Basically the way I see it is "if it an't broke, don't fix it".

Just my opinion though.

PS - Wraith is currently away on holiday with his family - hence his absence.


----------



## Red Orc (Jun 14, 2007)

Thought I'd chime in on this as El was canvassing opinion, so here's mine.

As I see it, the question of 'how many mods do we need?' can really only be countered with another question, 'for what?'

In other words, what do want the mod team to do? I think we're all agreed that there isn't too much flame-war intervention required on HO, so we don't need mods to do that thankfully (not much, anyway); there's always the occasional post that needs fixing - moving to a more appropriate forum, editing with code to fix links (thanks again Vash!) and that sort of thing, but that's not really a big job; and then there's just being wise and experieced and answering queries and requests - but you don'y have to be a mod to do that, just wise and experienced and helpful - which of course, is what gets you invited to join the mod team.

It may seem like I'm going to say 'on that basis, we don't need so many mods' but I'm not. I'm gonna say 'we need to know what we want mods to do'. Anphicar says that the mods do more than the rest of us think - I'm sure that's true. After all, what's the point of a secret cabal if you don't do anything with it? :lol: But anyway, I'm going to make a few suggestions about how I think the mod team should work.

First, mods should state where their ares of expertise lie - if I have questions about the cult of Tzeentch, I'd expect Wraithlord would be able to provide the most authoratative answer; if I'm inquiring about painting Slaaneshi marines, I would expect Vash to have some ideas; who would I expect to know about modelling Tau, or playing against Dark Eldar, or building Necron terrain? No idea. Might be nice to know that sort of thing.
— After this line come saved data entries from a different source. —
template <int TM>
__device__ __forceinline__ void nres_fan_in(const DlnAux& dln, int mt, int M, int n_tiles, int wave, int lane) {
  asm volatile("s_waitcnt vmcnt(0)" ::: "memory");
  __syncthreads();
  if (wave != 0) return;
  int old = 0;
  if (lane == 0) old = __hip_atomic_fetch_add(dln.fin_arrive + mt, 1, __ATOMIC_RELAXED, __HIP_MEMORY_SCOPE_AGENT);
  old = __builtin_amdgcn_readfirstlane(old);
  if (old != n_tiles - 1) return;
  constexpr int RPL = TM / 64;
  float2 v[RPL][16];
#pragma unroll
  for (int q = 0; q < RPL; ++q) {
    const int m = min(mt * TM + 64 * q + lane, M - 1);
#pragma unroll
    for (int g = 0; g < 16; ++g)
      v[q][g] = g < dln.fin_groups ? __builtin_bit_cast(float2, __hip_atomic_load(reinterpret_cast<const unsigned long long*>(&dln.part[(size_t)g * dln.part_stride + m]),
                                                                                  __ATOMIC_RELAXED, __HIP_MEMORY_SCOPE_AGENT))
                                   : float2{0.f, 0.f};
  }
#pragma unroll
  for (int q = 0; q < RPL; ++q) {
    const int m = mt * TM + 64 * q + lane;
    if (m < M) dln.fin_mr[m] = dln_row_stats(v[q], dln.fin_inv_h, dln.fin_eps);
  }
  if (lane == 0) __hip_atomic_store(dln.fin_arrive + mt, 0, __ATOMIC_RELAXED, __HIP_MEMORY_SCOPE_AGENT);
}

template <typename TE, typename TOut, int EPI, int ABL, int MBT>
__device__ __forceinline__ void gemm_tn_x16_body(
    char* lds, const TE* __restrict__ X, const TE* __restrict__ W, const float* __restrict__ bias,
    const TE* __restrict__ R, TOut* __restrict__ Y, int N, int K, int M, int n_tiles, const DlnAux& dln) {
  typedef TE TIn;
  typedef typename E16<TE>::v8 e16x8;
  constexpr int EPC = 8, BK = 64;
  constexpr int TM = 32 * MBT;
  constexpr int HB = MBT / 2;
  constexpr int WROWS = TM / 2;
  static_assert(MBT == 8 || MBT == 6, "row panels of 256 or 192 rows");
  constexpr int XB = 2 * G_OP_BYTES;

  const int G = gridDim.x, b = blockIdx.x;
  const int m_tiles = (MBT == 8 && dln.split_cus > 0) ? split_panels((M + TM - 1) / TM, n_tiles, dln.split_cus) : (M + TM - 1) / TM;
  const int valid_tiles = m_tiles * n_tiles;
  const int gsz = dln.col_group > 0 && dln.col_group < n_tiles ? dln.col_group : n_tiles;
  const int per_group = m_tiles * gsz;
  auto decode = [&](int tile, int& mt_, int& nt_) {
    const int g = tile / per_group;
    const int r = tile - g * per_group;
    const int width = min(gsz, n_tiles - g * gsz);
    mt_ = r / width;
    nt_ = g * gsz + (r - mt_ * width);
  };
  const TileWalk walk = tile_walk(G, b, valid_tiles, dln.xcd_ranges);
  int t = walk.first;
  if (t >= walk.end) return;
  if (dln.stagger > 0) {
    const int phase = (walk.first / n_tiles) & 3;
    for (int i = 0; i < phase * dln.stagger; ++i) __builtin_amdgcn_s_sleep(64);
  }

  const int tid = threadIdx.x, wave = __builtin_amdgcn_readfirstlane(tid >> 6), lane = tid & 63;
  const int kl15 = lane & 15, klq = lane >> 4;
  const int kwn = wave & 3, kwm = wave >> 2;

  const bool is_w = wave < 4;
  const int prow0 = is_w ? 64 * (wave & 3) : (TM / 4) * (wave & 3);
  const int ldst0 = (is_w ? 0 : XB) + prow0 * ROW_BYTES;
  const int lrow = lane >> 3;
  int voff[2];
#pragma unroll
  for (int par = 0; par < 2; ++par)
    voff[par] = lrow * K + (((lane & 7) ^ ((4 * par + (lane >> 4)) & 7)) * EPC);
  struct Src { const TIn* p; int lim; };
  auto tile_src = [&](int tile) -> Src {
    int mt_, nt_;
    decode(tile, mt_, nt_);
    if (is_w) return Src{W + (size_t)(nt_ * G_BN + prow0) * K, 64};
    if constexpr (MBT == 8) {
      return Src{X + (size_t)(mt_ * TM + prow0) * K, 64};
    } else {
      const int last = (int)dln.x_rows - 8;
      const int r0 = min(mt_ * TM + prow0, last);
      return Src{X + (size_t)r0 * K, min(last - r0, 64)};
    }
  };
  auto issue2 = [&](int buf, const Src& gsrc, int k0, int pair) {
    char* base = lds + buf * G_OP_BYTES + ldst0;
#pragma unroll
    for (int par = 0; par < 2; ++par) {
      const int i = 2 * pair + par;
      const int ro = MBT == 8 ? 8 * i : min(8 * i, gsrc.lim);
      if (ABL == 6 && !is_w)
        __builtin_amdgcn_global_load_lds(GLOBAL_PTR(gsrc.p + (size_t)ro * K + k0 + voff[par]), LDS_PTR(base + i * 1024), 16, 0, 2);
      else
        __builtin_amdgcn_global_load_lds(GLOBAL_PTR(gsrc.p + (size_t)ro * K + k0 + voff[par]),
                                         LDS_PTR(base + i * 1024), 16, 0, 0);
    }
  };

  const int swz = (kl15 >> 1) & 7;
  const int woff = (kwn * 64 + kl15) * ROW_BYTES;
  const int xoff = (kwm * WROWS + kl15) * ROW_BYTES;
  auto read_w = [&](const char* base, int s2, e16x8 (&wf)[4]) {
    const int coff = ((4 * s2 + klq) ^ swz) << 4;
#pragma unroll
    for (int a = 0; a < 4; ++a) wf[a] = *reinterpret_cast<const e16x8*>(base + woff + a * 16 * ROW_BYTES + coff);
  };
  auto read_x = [&](const char* base, int s2, int half, e16x8 (&xf)[HB]) {
    const int coff = ((4 * s2 + klq) ^ swz) << 4;
#pragma unroll
    for (int bb = 0; bb < HB; ++bb)
      xf[bb] = *reinterpret_cast<const e16x8*>(base + xoff + (HB * half + bb) * 16 * ROW_BYTES + coff);
  };

  f32x4 acc[4][MBT];
  auto mma16 = [&](const e16x8 (&wf)[4], const e16x8 (&xf)[HB], int half) {
#pragma unroll
    for (int bb = 0; bb < HB; ++bb)
#pragma unroll
      for (int a = 0; a < 4; ++a)
        acc[a][HB * half + bb] = E16<TE>::mfma16(wf[a], xf[bb], acc[a][HB * half + bb]);
  };

  e16x8 w0[4], w1[4], xa[HB], xb[HB];
  auto issue_all = [&](int buf, const Src& src, int k0) {
#pragma unroll
    for (int pair = 0; pair < 4; ++pair)
      if (MBT == 8 || pair < HB || is_w) issue2(buf, src, k0, pair);
  };
  auto kstep = [&](int cur, int xs, const Src& gsrc, int k1, int k2, const Src& gnext, bool has_next, auto mode_tag) {
    constexpr int MODE = decltype(mode_tag)::value;
    const char* wbase = lds + cur * G_OP_BYTES;
    const char* wnxt = lds + (cur ^ 1) * G_OP_BYTES;
    const int xs1 = xs == 2 ? 0 : xs + 1, xs2 = xs1 == 2 ? 0 : xs1 + 1;
    const char* xbase = lds + XB + xs * G_OP_BYTES;
    const char* xnxt = lds + XB + xs1 * G_OP_BYTES;
    if (ABL != 2 && !is_w) {
      if (MODE == 0) issue_all(xs2, gsrc, k2);
      else if (has_next) issue_all(xs2, gnext, MODE == 1 ? 0 : BK);
    }
    __builtin_amdgcn_sched_barrier(0);
    mma16(w0, xa, 0);
    __builtin_amdgcn_sched_barrier(0);
    read_x(xbase, 0, 1, xb);
    __builtin_amdgcn_sched_barrier(0);
    asm volatile("s_waitcnt lgkmcnt(0)" ::: "memory");
    mma16(w0, xb, 1);
    __builtin_amdgcn_sched_barrier(0);
    read_w(wbase, 1, w1);
    read_x(xbase, 1, 0, xa);
    __builtin_amdgcn_sched_barrier(0);
    asm volatile("s_waitcnt lgkmcnt(0)" ::: "memory");
    mma16(w1, xa, 0);
    __builtin_amdgcn_sched_barrier(0);
    read_x(xbase, 1, 1, xb);
    __builtin_amdgcn_sched_barrier(0);
    if (MODE <= 1) {
      if (is_w || (MODE == 1 && !has_next)) asm volatile("s_waitcnt vmcnt(0) lgkmcnt(0)" ::: "memory");
      else if constexpr (MBT == 8) asm volatile("s_waitcnt vmcnt(8) lgkmcnt(0)" ::: "memory");
      else asm volatile("s_waitcnt vmcnt(6) lgkmcnt(0)" ::: "memory");
    } else {
      asm volatile("s_waitcnt lgkmcnt(0)" ::: "memory");
    }
    __builtin_amdgcn_s_barrier();
    __builtin_amdgcn_sched_barrier(0);
    if (ABL != 2 && is_w) {
      if (MODE == 0) issue_all(cur, gsrc, k2);
      else if (MODE == 1 && has_next) issue_all(cur, gnext, 0);
    }
    __builtin_amdgcn_sched_barrier(0);
    mma16(w1, xb, 1);
    __builtin_amdgcn_sched_barrier(0);
    if (MODE <= 1) { read_w(wnxt, 0, w0); read_x(xnxt, 0, 0, xa); }
    __builtin_amdgcn_sched_barrier(0);
  };
  typedef std::integral_constant<int, 0> Mode0;
  typedef std::integral_constant<int, 1> Mode1;
  typedef std::integral_constant<int, 2> Mode2;

  const int nk = K / BK;

  Src gsrc = tile_src(t);
  issue_all(0, gsrc, 0);
  if (!is_w) issue_all(1, gsrc, BK);
  int buf = 0;
  int xs = 0;
  bool first = true;
  while (true) {
    int mt, nt;
    decode(t, mt, nt);
    const int tn = t + walk.stride;
    const bool has_next = tn < walk.end;
    const Src gnext = tile_src(has_next ? tn : t);
#pragma unroll
    for (int a = 0; a < 4; ++a)
#pragma unroll
      for (int bb = 0; bb < MBT; ++bb) acc[a][bb] = f32x4{0.f, 0.f, 0.f, 0.f};
    if (first) {
      if (is_w) asm volatile("s_waitcnt vmcnt(0)" ::: "memory");
      else if constexpr (MBT == 8) asm volatile("s_waitcnt vmcnt(8)" ::: "memory");
      else asm volatile("s_waitcnt vmcnt(6)" ::: "memory");
    } else if (ABL == 1) {
      asm volatile("s_waitcnt vmcnt(0)" ::: "memory");
    } else if (sizeof(TOut) == 2) {
      if constexpr (MBT == 8) asm volatile("s_waitcnt vmcnt(16)" ::: "memory");
      else asm volatile("s_waitcnt vmcnt(12)" ::: "memory");
    } else {
      asm volatile("s_waitcnt vmcnt(4)" ::: "memory");
    }
    first = false;
#ifdef MANNER_W8_STAMPS
    const uint64_t xst0 = __builtin_amdgcn_s_memtime();
#endif
    __builtin_amdgcn_s_barrier();
    read_w(lds + buf * G_OP_BYTES, 0, w0);
    read_x(lds + XB + xs * G_OP_BYTES, 0, 0, xa);
    if (ABL != 2 && is_w) issue_all(buf ^ 1, gsrc, BK);
    int kt = 0;
    for (; kt + 2 < nk; ++kt) {
      kstep((buf + kt) & 1, xs, gsrc, (kt + 1) * BK, (kt + 2) * BK, gnext, has_next, Mode0{});
      xs = xs == 2 ? 0 : xs + 1;
    }
    kstep((buf + kt) & 1, xs, gsrc, (kt + 1) * BK, 0, gnext, has_next, Mode1{});
    xs = xs == 2 ? 0 : xs + 1;
    ++kt;
    const int last = (buf + kt) & 1;
    kstep(last, xs, gsrc, 0, 0, gnext, has_next, Mode2{});
    const int xfree = xs;
    xs = xs == 2 ? 0 : xs + 1;
#ifdef MANNER_W8_STAMPS
    const uint64_t xst1 = __builtin_amdgcn_s_memtime();
#endif

    {
      int ew = wave;
      asm volatile("" : "+s"(ew));
      x16_epilogue<TE, TOut, EPI, ABL, MBT>(acc, lds + XB + xfree * G_OP_BYTES + ew * 4096, lds + last * G_OP_BYTES + ew * 4096, lane, ew, mt, nt, M, N,
                                             bias, R, Y, dln);
    }
    if constexpr (EPI == EPI_NRES && ABL == 0)
      if (dln.fin_mr) nres_fan_in<TM>(dln, mt, M, n_tiles, wave, lane);
#ifdef MANNER_W8_STAMPS
    if (dln.aux32) {
      const uint64_t xst2 = __builtin_amdgcn_s_memtime();
      uint64_t* dst = reinterpret_cast<uint64_t*>(const_cast<float*>(dln.aux32)) + ((size_t)blockIdx.x * 8 + wave) * 3;
      if (lane == 0) { dst[0] += xst1 - xst0; dst[1] += xst2 - xst1; dst[2] += 1; }
    }
#endif
    if (!has_next) break;
    t = tn;
    gsrc = gnext;
    buf = last ^ 1;
  }
}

I think mods should take acertain amount of responsibility for areas of the forum and intervene in them more frequently, to move things along, or to post up new topics if things on a forum are going slowly. Not every day, it's not like I'm recommending that the mods have to come up with 3 'topics of the day' or anything. But if on occasion we're attracting 450 guests to the forum, and if a lot of our 'paper' membership lurks without posting (I suspect that a lot of the paper membership signed up, asked a few questions, got or didn't some responses, then just went away), I think we owe it to ourselves, to them, to those who went before and to future generations of Heretics to make the discussions interesting, so that people do come back, and hopefully cease to lurk and start jumping out and shouting at goats (if that's the opposite).

Part of this would be taking responsibility for looking back through old posts and bumping threads that might be relevent (BTW, if mods do this, I think they should use their bump to explain why - the OP can just go 'bump' but I think mods should contextualise/justify this!). I also think mods should be 'pro-active' (f^€%!~g hate that term) about intervening in current threads, especially if activity on them is slow, most especially if questions are unanswered. Also, as I say, being ready to start new topics if a forum is running slowly - when guests come along and see that there are sections of the forum (not just threads, but whole sections) where no-one has posted for maybe a week or more - much more in some cases - they 'may' think, not that we're so cool that we know nearly everything - which is of course true - but that we're quite dull and don't have much conversation. :shock: Coz some people are like that.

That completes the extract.